Il répondait au sénateur indépendant Jean-Pierre Verzelen lors des questions au gouvernement au Sénat, en pleine polémique face aux demandes de réouverture de commerces de proximité, arrêtés de plusieurs maires à l'appui. "On en a tiré des conséquences du premier confinement" du printemps, a-t-il assuré, affirmant que les décisions étaient "adaptées et cohérentes". "Oui, nous vous avons écoutés" les élus, a affirmé le Premier ministre.

"Au premier confinement, nous avions fermé tous les établissements scolaires et nous en avons tiré les conclusions parce que cette décision a comporté - vous me l'avez souvent dit - des conséquences extrêmement préjudiciables notamment pour nos enfants", a-t-il expliqué.
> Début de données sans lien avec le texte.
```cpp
int pk_to_coeffs(pk_ctx* ctx, uint64_t* d_evals, unsigned n_vars) {
    PK_ENTER(ctx);
    return wavelet<true>(ctx, nullptr, d_evals, n_vars);
}
int pk_to_evals(pk_ctx* ctx, uint64_t* d_coeffs, unsigned n_vars) {
    PK_ENTER(ctx);
    return wavelet<false>(ctx, nullptr, d_coeffs, n_vars);
}
int pk_to_coeffs_into(pk_ctx* ctx, const uint64_t* d_src, uint64_t* d_dst, unsigned n_vars) {
    PK_ENTER(ctx);
    PK_REQUIRE(ctx, d_src && d_src != d_dst, "source must differ from destination");
    return wavelet<true>(ctx, d_src, d_dst, n_vars);
}
int pk_to_evals_into(pk_ctx* ctx, const uint64_t* d_src, uint64_t* d_dst, unsigned n_vars) {
    PK_ENTER(ctx);
    PK_REQUIRE(ctx, d_src && d_src != d_dst, "source must differ from destination");
    return wavelet<false>(ctx, d_src, d_dst, n_vars);
}

int pk_eq_accumulate(pk_ctx* ctx, uint64_t* d_w, unsigned n_vars, const uint64_t* points, const uint64_t* scales, unsigned q,
                     int overwrite) {
    PK_ENTER(ctx);
    PK_REQUIRE(ctx, d_w && (q == 0 || (points && scales)), "null pointer");
    PK_REQUIRE(ctx, n_vars <= 30, "too many variables");
    const size_t n = (size_t)1 << n_vars;
    if (q == 0) {
        if (overwrite) PK_HIP(ctx, hipMemsetAsync(d_w, 0, 32 * n, ctx->stream));
        return PK_OK;
    }
    const unsigned nlo = (n_vars + 1) / 2, nhi = n_vars - nlo;
    const size_t per_pt = ((size_t)1 << nhi) + ((size_t)1 << nlo);
    int rc = ensure_ws(ctx, 32 * (size_t)q * per_pt + 64);
    if (rc) return rc;
    PK_REQUIRE(ctx, nlo <= 16, "too many variables");
    char* mail = nullptr;
    rc = mail_alloc(ctx, 32 * ((size_t)q * n_vars + q), (void**)&mail);
    if (rc) return rc;
    fe* d_points = (fe*)mail;
    fe* d_scales = d_points + (size_t)q * n_vars;
    fe* d_tables = (fe*)ctx->d_ws;
    if (n_vars) memcpy(d_points, points, 32 * (size_t)q * n_vars);
    memcpy(d_scales, scales, 32 * (size_t)q);
    {
        ProfScope prof(ctx, "eq_accumulate");
        eq_half_tables_kernel<<<dim3(q, 2), 256, 0, ctx->stream>>>(d_points, d_scales, n_vars, nhi, nlo, d_tables);
        eq_accumulate_kernel<<<grid_for(ctx, nlo ? (n + 1) / 2 : n, 256), 256, 0, ctx->stream>>>((fe*)d_w, n, nhi, nlo, q, d_tables, overwrite);
    }
    PK_LAUNCH_CHECK(ctx);
    return PK_OK;
}

int pk_eq_table(pk_ctx* ctx, const uint64_t* r, unsigned m, uint64_t* d_out) {
    PK_ENTER(ctx);
    static const uint64_t one[4] = {0xac96341c4ffffffbULL, 0x36fc76959f60cd29ULL, 0x666ea36f7879462eULL, 0x0e0a77c19a07df2fULL};
    return pk_eq_accumulate(ctx, d_out, m, r, one, 1, 1);
}


int pk_sumcheck_cubic_round(pk_ctx* ctx, uint64_t* d_a, uint64_t* d_b, uint64_t* d_c, uint64_t* d_eq, size_t len,
                            const uint64_t* fold_or_null, uint64_t out[12]) {
    PK_ENTER(ctx);
    PK_REQUIRE(ctx, out, "null pointer");
    unsigned seq = 0;
    int rc = sumcheck_cubic_launch(ctx, d_a, d_b, d_c, CubicWeight::EqArray, d_eq, len, fold_or_null, 0, &seq);
    if (rc) return rc;
    return collect_reduction(ctx, 3, out);
}

int pk_sumcheck_quadratic_round(pk_ctx* ctx, const uint64_t* d_f, const uint64_t* d_w, size_t len, const uint64_t* fold_or_null,
                                uint64_t* d_f_out, uint64_t* d_w_out, uint64_t out[12]) {
    PK_ENTER(ctx);
    PK_REQUIRE(ctx, out, "null pointer");
    unsigned seq = 0;
    int rc = sumcheck_quadratic_launch(ctx, d_f, d_w, len, fold_or_null, 0, d_f_out, d_w_out, 3, &seq);
    if (rc) return rc;
    return collect_reduction(ctx, 3, out);
}

// ... 105 lines not shown
```

### provekit_amd/csrc/prover.hip

```cpp
#include <unistd.h>

#include <algorithm>
#include <chrono>
#include <cstdlib>
#include <string>
#include <vector>

#include "internal.hpp"
#include "shard_map.hpp"
#include "prover_transcript.hpp"

using namespace pk;

struct pk_scheme {
    const pk_r1cs* r1cs = nullptr;
    size_t num_constraints = 0, num_witnesses = 0;
    unsigned m = 0, m_0 = 0;
    unsigned nb = 0;
    pk_whir_config whir_witness{}, whir_hiding{};
    char* arena = nullptr;
    size_t arena_bytes = 0;
    std::string domain_separator;
    char* noir_witness = nullptr;
    pk_ctx* side = nullptr;
// ... 280 lines not shown
    const unsigned n, k, G, lgG, rank;
    bool sharded;
    const size_t B0, off0;
    fe* d_c = nullptr;
    fe* bp[2] = {};
    fe* bw[2] = {};
    fe* gathered[4] = {};
    int cur = 0;
    size_t len;
    std::vector<fe> rs;
    fe claim;
    bool have_claim = false;
    std::vector<fe> all_r;

    WhirProver(pk_ctx* c, Arena& a, const pk_whir_config& cf, const Commitment& com, Transcript& t)
        : ctx(c), A(a), cfg(cf), C(com), T(t), n(cf.n_vars), k(cf.folding_factor), G((unsigned)comm_world(c)), lgG(ilog2(G)),
          rank((unsigned)comm_rank(c)), sharded(whir_sharded(c, n)), B0(sharded ? ((size_t)1 << n) / G : (size_t)1 << n),
          off0(sharded ? (size_t)rank * B0 : 0), len(B0) {}

    int batch_combine(fe* dst, fe* const* x, size_t from, size_t cnt) {
        if (C.batch == 1) return pk_memcpy_d2d(ctx, dst, x[0] + from, 32 * cnt);
        uint64_t s[4];
        h_store(s, C.beta);
        int rc = lincomb2(ctx, U(dst), U(x[0] + from), s, U(x[1] + from), cnt);
        fe bp_ = h_mul(C.beta, C.beta);
        for (unsigned b = 2; b < C.batch && !rc; b++) {
            h_store(s, bp_);
            rc = pk_fe_axpy(ctx, U(dst), s, U(x[b] + from), cnt);
            bp_ = h_mul(bp_, C.beta);
        }
        return rc;
    }

    int eq_weights(fe* dst, unsigned nv, const std::vector<fe>& zs, const fe& gamma, int overwrite, fe* next) {
        const size_t q = zs.size();
        const unsigned lg = sharded ? lgG : 0, nl = nv - lg;
        std::vector<fe> x(nv ? nv : 1), pts(q * (nl ? nl : 1)), scales(q ? q : 1);
        fe g = fe_one();
        for (size_t j = 0; j < q; j++) {
            expand_from_univariate(zs[j], nv, x.data());
            scales[j] = lg ? h_mul(g, eq_bits(x.data(), lg, rank)) : g;
            std::copy(x.begin() + lg, x.begin() + nv, pts.begin() + j * nl);
            g = h_mul(g, gamma);
        }
        *next = g;
        return pk_eq_accumulate(ctx, U(dst), nl, (const uint64_t*)pts.data(), (const uint64_t*)scales.data(), (unsigned)q, overwrite);
    }

    void flip() {
        cur = 1 - cur;
        len /= 2;
    }

    int sumcheck_rounds(unsigned rounds) {
        rs.clear();
        ns0 = have_claim ? 2 : 3;
        const bool pipelined = ctx->latency_mode && G == 1 && rounds && len >= ((size_t)1 << rounds);
        return sumcheck_round_loop(ctx, T, rounds, pipelined, *this);
    }
    int ns0 = 3;
    int nsums(unsigned t) const { return t ? 2 : ns0; }
    int launch(unsigned t, const uint64_t* fold, unsigned gate_seq, unsigned* red_seq) {
        CK(sumcheck_quadratic_launch(ctx, U(bp[cur]), U(bw[cur]), len, fold, gate_seq, U(bp[1 - cur]), U(bw[1 - cur]), nsums(t), red_seq));
        if (fold || gate_seq) flip();
        return PK_OK;
    }
    bool closing_fold() const { return len >= 2; }
    int fold(const uint64_t* r, unsigned gate_seq) {
        CK(fold_pairs2(ctx, U(bp[cur]), U(bp[1 - cur]), U(bw[cur]), U(bw[1 - cur]), len, r, gate_seq));
        flip();
        return PK_OK;
    }
    int before_sync_launch() { return PK_OK; }
    void meanwhile(unsigned) {}
    unsigned message(unsigned t, uint64_t out[12], fe msg[4]) {
        if (nsums(t) == 2) {
            uint64_t cl[4];
            h_store(cl, claim);
            sumcheck_quadratic_from_claim(cl, out);
        }
        for (int q = 0; q < 3; q++) msg[q] = h_load(out + 4 * q);
        return 3;
    }
    void record(unsigned, const fe* msg, const fe& r) {
        rs.push_back(r);
        all_r.push_back(r);
        claim = eval_quadratic_012(msg, r);
        have_claim = true;
    }

    int gather(fe* p0, fe* p1, fe* w0, fe* w1) {
        CK(gather_blocks(ctx, bp[cur], len, p0));
        CK(gather_blocks(ctx, bw[cur], len, w0));
        bp[0] = p0; bp[1] = p1; bw[0] = w0; bw[1] = w1;
        cur = 0;
        len *= G;
        sharded = false;
        return PK_OK;
    }
    int maybe_gather() { return sharded && len <= SHARD_MIN_LOCAL ? gather(gathered[0], gathered[1], gathered[2], gathered[3]) : PK_OK; }

    int start(fe* const* d_weights, const size_t* weight_len, unsigned n_weights, const fe* weight_sums) {
        const size_t N = (size_t)1 << n;
        ALLOC(dc, N);
        d_c = dc;
        ALLOC(p0, B0);
        ALLOC(p1, B0 / 2 ? B0 / 2 : 1);
        ALLOC(w0, B0);
        ALLOC(w1, B0 / 2 ? B0 / 2 : 1);
        bp[0] = p0; bp[1] = p1; bw[0] = w0; bw[1] = w1;
        bool have_evals = true;
        for (unsigned b = 0; b < C.batch; b++) have_evals = have_evals && C.evals[b] != nullptr;
        const bool pair = have_evals && C.batch == 2;
        if (pair) {
            uint64_t s[4];
            h_store(s, C.beta);
            CK(lincomb2_pair(ctx, U(d_c), U(C.polys[0]), U(C.polys[1]), N, U(p0), U(C.evals[0] + off0), U(C.evals[1] + off0), B0, s));
        } else {
            CK(batch_combine(d_c, C.polys, 0, N));
        }
        if (have_evals) {
            if (!pair) CK(batch_combine(p0, C.evals, off0, B0));
        } else if (!sharded) {
            CK(pk_to_evals_into(ctx, U(d_c), U(p0), n));
        } else {
            ALLOC(d_ev, N);
            CK(pk_to_evals_into(ctx, U(d_c), U(d_ev), n));
            CK(pk_memcpy_d2d(ctx, p0, d_ev + off0, 32 * B0));
        }
        const fe gamma = T.challenge_scalar();
        fe g;
        CK(eq_weights(w0, n, C.ood_points, gamma, 1, &g));
        auto batched = [&](const fe* v, size_t step) {
            fe acc = v[0], bb = C.beta;
            for (unsigned b = 1; b < C.batch; b++, bb = h_mul(bb, C.beta)) acc = h_add(acc, h_mul(bb, v[b * step]));
            return acc;
        };
        const size_t q = C.ood_points.size();
        claim = fe_zero();
        fe gq = fe_one();
        for (size_t j = 0; j < q; j++, gq = h_mul(gq, gamma)) claim = h_add(claim, h_mul(gq, batched(&C.ood_answers[j], q)));
        have_claim = weight_sums || !n_weights;
        const bool rows3 = rows_at_equal_stride3(d_weights, weight_len, n_weights);
        if (rows3) {
            uint64_t s3[12];
            fe g3 = g;
            for (int i = 0; i < 3; i++, g3 = h_mul(g3, gamma)) h_store(s3 + 4 * i, g3);
            CK(axpy3(ctx, U(w0), s3, U(d_weights[0] + off0), (size_t)(d_weights[1] - d_weights[0]), in_block(weight_len[0], off0, B0)));
        }
        for (unsigned i = 0; i < n_weights; i++) {
            uint64_t s[4];
            h_store(s, g);
            const size_t cnt = in_block(weight_len[i], off0, B0);
            if (cnt && !rows3) CK(pk_fe_axpy(ctx, U(w0), s, U(d_weights[i] + off0), cnt));
            if (weight_sums) claim = h_add(claim, h_mul(g, batched(weight_sums + (size_t)i * C.batch, 1)));
            g = h_mul(g, gamma);
        }
        if (sharded) {
            const size_t cap = G * SHARD_MIN_LOCAL;
            const size_t sizes[4] = {cap, cap / 2, cap, cap / 2};
            for (int q = 0; q < 4; q++) {
                ALLOC(buf, sizes[q]);
                gathered[q] = buf;
            }
        }
        CK(sumcheck_rounds(k));
        return maybe_gather();
    }

    int rounds() {
        const Commitment* prev = &C;
        Commitment com;
        unsigned nv = n, log_inv_rate = cfg.starting_log_inv_rate;
        size_t domain_size = (size_t)1 << (n + log_inv_rate);
        fe exp_gen = folded_domain_generator(n + log_inv_rate, k);
        for (unsigned r = 0; r < cfg.n_rounds; r++) {
            const unsigned nv2 = nv - k;
            ALLOC(d_c2, (size_t)1 << nv2);
            CK(pk_fold_coeffs(ctx, U(d_c), nv, (const uint64_t*)rs.data(), k, U(d_c2)));
            d_c = d_c2;
            nv = nv2;
            log_inv_rate += k - 1;
            Commitment next;
            CK(whir_commit_compute(ctx, A, nv, log_inv_rate, k, &d_c, 1, next));
            fe root;
            CK(read_root(ctx, U(next.nodes), next.rows, (uint64_t*)root.v));
            T.add_canon(root);
            std::vector<fe> zs(cfg.ood_samples[r]);
            T.challenge_scalars(zs.data(), zs.size());
            std::vector<fe> ood_ans(zs.size());
            for (size_t j = 0; j < zs.size(); j++) CK(eval_univariate_x(ctx, d_c, (size_t)1 << nv, zs[j], ood_ans[j]));
            T.add_scalars(ood_ans.data(), ood_ans.size());
            CK(pow_round(ctx, T, cfg.pow_bits[r]));
            const std::vector<uint64_t> idx = stir_queries(T, domain_size, k, cfg.num_queries[r]);
            CK(emit_opening_hints(ctx, T, *prev, idx));
            const fe gamma = T.challenge_scalar();
            for (uint64_t i : idx) zs.push_back(h_pow(exp_gen, i));
            fe g;
            CK(eq_weights(bw[cur], nv, zs, gamma, 0, &g));
            have_claim = false;
            CK(sumcheck_rounds(k));
            CK(maybe_gather());
            com = next;
            prev = &com;
            domain_size /= 2;
            exp_gen = h_mul(exp_gen, exp_gen);
        }
        return final_round(*prev, nv, domain_size);
    }

    int final_round(const Commitment& prev, unsigned nv, size_t domain_size) {
        if (sharded) {
            const size_t cap = len * G;
            ALLOC(fp0, cap);
            ALLOC(fp1, cap / 2 ? cap / 2 : 1);
            ALLOC(fw0, cap);
            ALLOC(fw1, cap / 2 ? cap / 2 : 1);
            CK(gather(fp0, fp1, fw0, fw1));
        }
        const unsigned nv2 = nv - k;
        ALLOC(d_final, (size_t)1 << nv2);
        CK(pk_fold_coeffs(ctx, U(d_c), nv, (const uint64_t*)rs.data(), k, U(d_final)));
        std::vector<fe> fin((size_t)1 << nv2);
        CK(pk_memcpy_d2h(ctx, fin.data(), d_final, 32 * fin.size()));
        T.add_scalars(fin.data(), fin.size());
        CK(pow_round(ctx, T, cfg.final_pow_bits));
        const std::vector<uint64_t> idx = stir_queries(T, domain_size, k, cfg.final_queries);
        CK(emit_opening_hints(ctx, T, prev, idx));
        CK(sumcheck_rounds(nv2));
        return pow_round(ctx, T, cfg.final_folding_pow_bits);
    }

    int deferred_hint(fe* const* d_weights, const size_t* weight_len, unsigned n_weights) {
        if (!n_weights) return PK_OK;
        std::vector<fe> point(all_r.rbegin(), all_r.rend());
        const bool sh = whir_sharded(ctx, n);
        ALLOC(d_eq, B0);
        if (sh) {
            const fe sc = eq_bits(point.data(), lgG, rank);
            CK(pk_eq_accumulate(ctx, U(d_eq), n - lgG, (const uint64_t*)(point.data() + lgG), (const uint64_t*)&sc, 1, 1));
        } else {
            CK(pk_eq_table(ctx, (const uint64_t*)point.data(), n, U(d_eq)));
        }
        Across ac(ctx, sh);
        CK(ac.rc);
        std::vector<fe> evals(n_weights);
        const bool rows3 = rows_at_equal_stride3(d_weights, weight_len, n_weights);
        if (rows3) {
            uint64_t o[12] = {};
            if (sh || weight_len[0])
                CK(dot_rows(ctx, U(d_weights[0] + off0), (size_t)(d_weights[1] - d_weights[0]), 3, U(d_eq), nullptr, in_block(weight_len[0], off0, B0), o));
            for (int i = 0; i < 3; i++) evals[i] = h_load(o + 4 * i);
        } else {
            for (unsigned i = 0; i < n_weights; i++) {
                uint64_t o[4] = {};
                if (sh || weight_len[i]) CK(pk_dot(ctx, U(d_weights[i] + off0), U(d_eq), in_block(weight_len[i], off0, B0), o));
                evals[i] = h_load(o);
            }
        }
        std::vector<uint8_t> buf;
        put_vec(buf, evals.data(), n_weights);
        T.hint(buf.data(), buf.size());
        return PK_OK;
    }
};
int whir_prove(pk_ctx* ctx, Arena& A, const pk_whir_config& cfg, const Commitment& C, fe* const* d_weights, const size_t* weight_len,
               unsigned n_weights, const fe* weight_sums, Transcript& T) {
    WhirProver P(ctx, A, cfg, C, T);
    CK(P.start(d_weights, weight_len, n_weights, weight_sums));
    CK(P.rounds());
    return P.deferred_hint(d_weights, weight_len, n_weights);
}
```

Une fermeture des rayons pour "rester chez soi le plus possible"

Le chef du gouvernement a également rappelé que tous les rayons des grandes surfaces étaient ouverts au printemps, qualifiant cette situation "d'inégalitaire" et justifiant ainsi sa décision de n'y autoriser cet automne que la vente de produits essentiels.

"En fermant les rayons dans les grandes surfaces, nous allons limiter les flux et les occasions de sortie", a-t-il argumenté, réitérant que le confinement consistait à "rester chez soi le plus possible".

Devant l'Assemblée nationale mardi, Jean Castex avait déploré que certains élus aient appelé les maires à "violer les règles de la République" en prenant de tels arrêtés. Toutefois, le chef du gouvernement avait salué des maires "responsables" puisque, selon lui, 71 édiles seulement avaient pris un arrêté pour demander la réouverture des commerces. Plusieurs arrêtés ont déjà été suspendus par la justice administrative.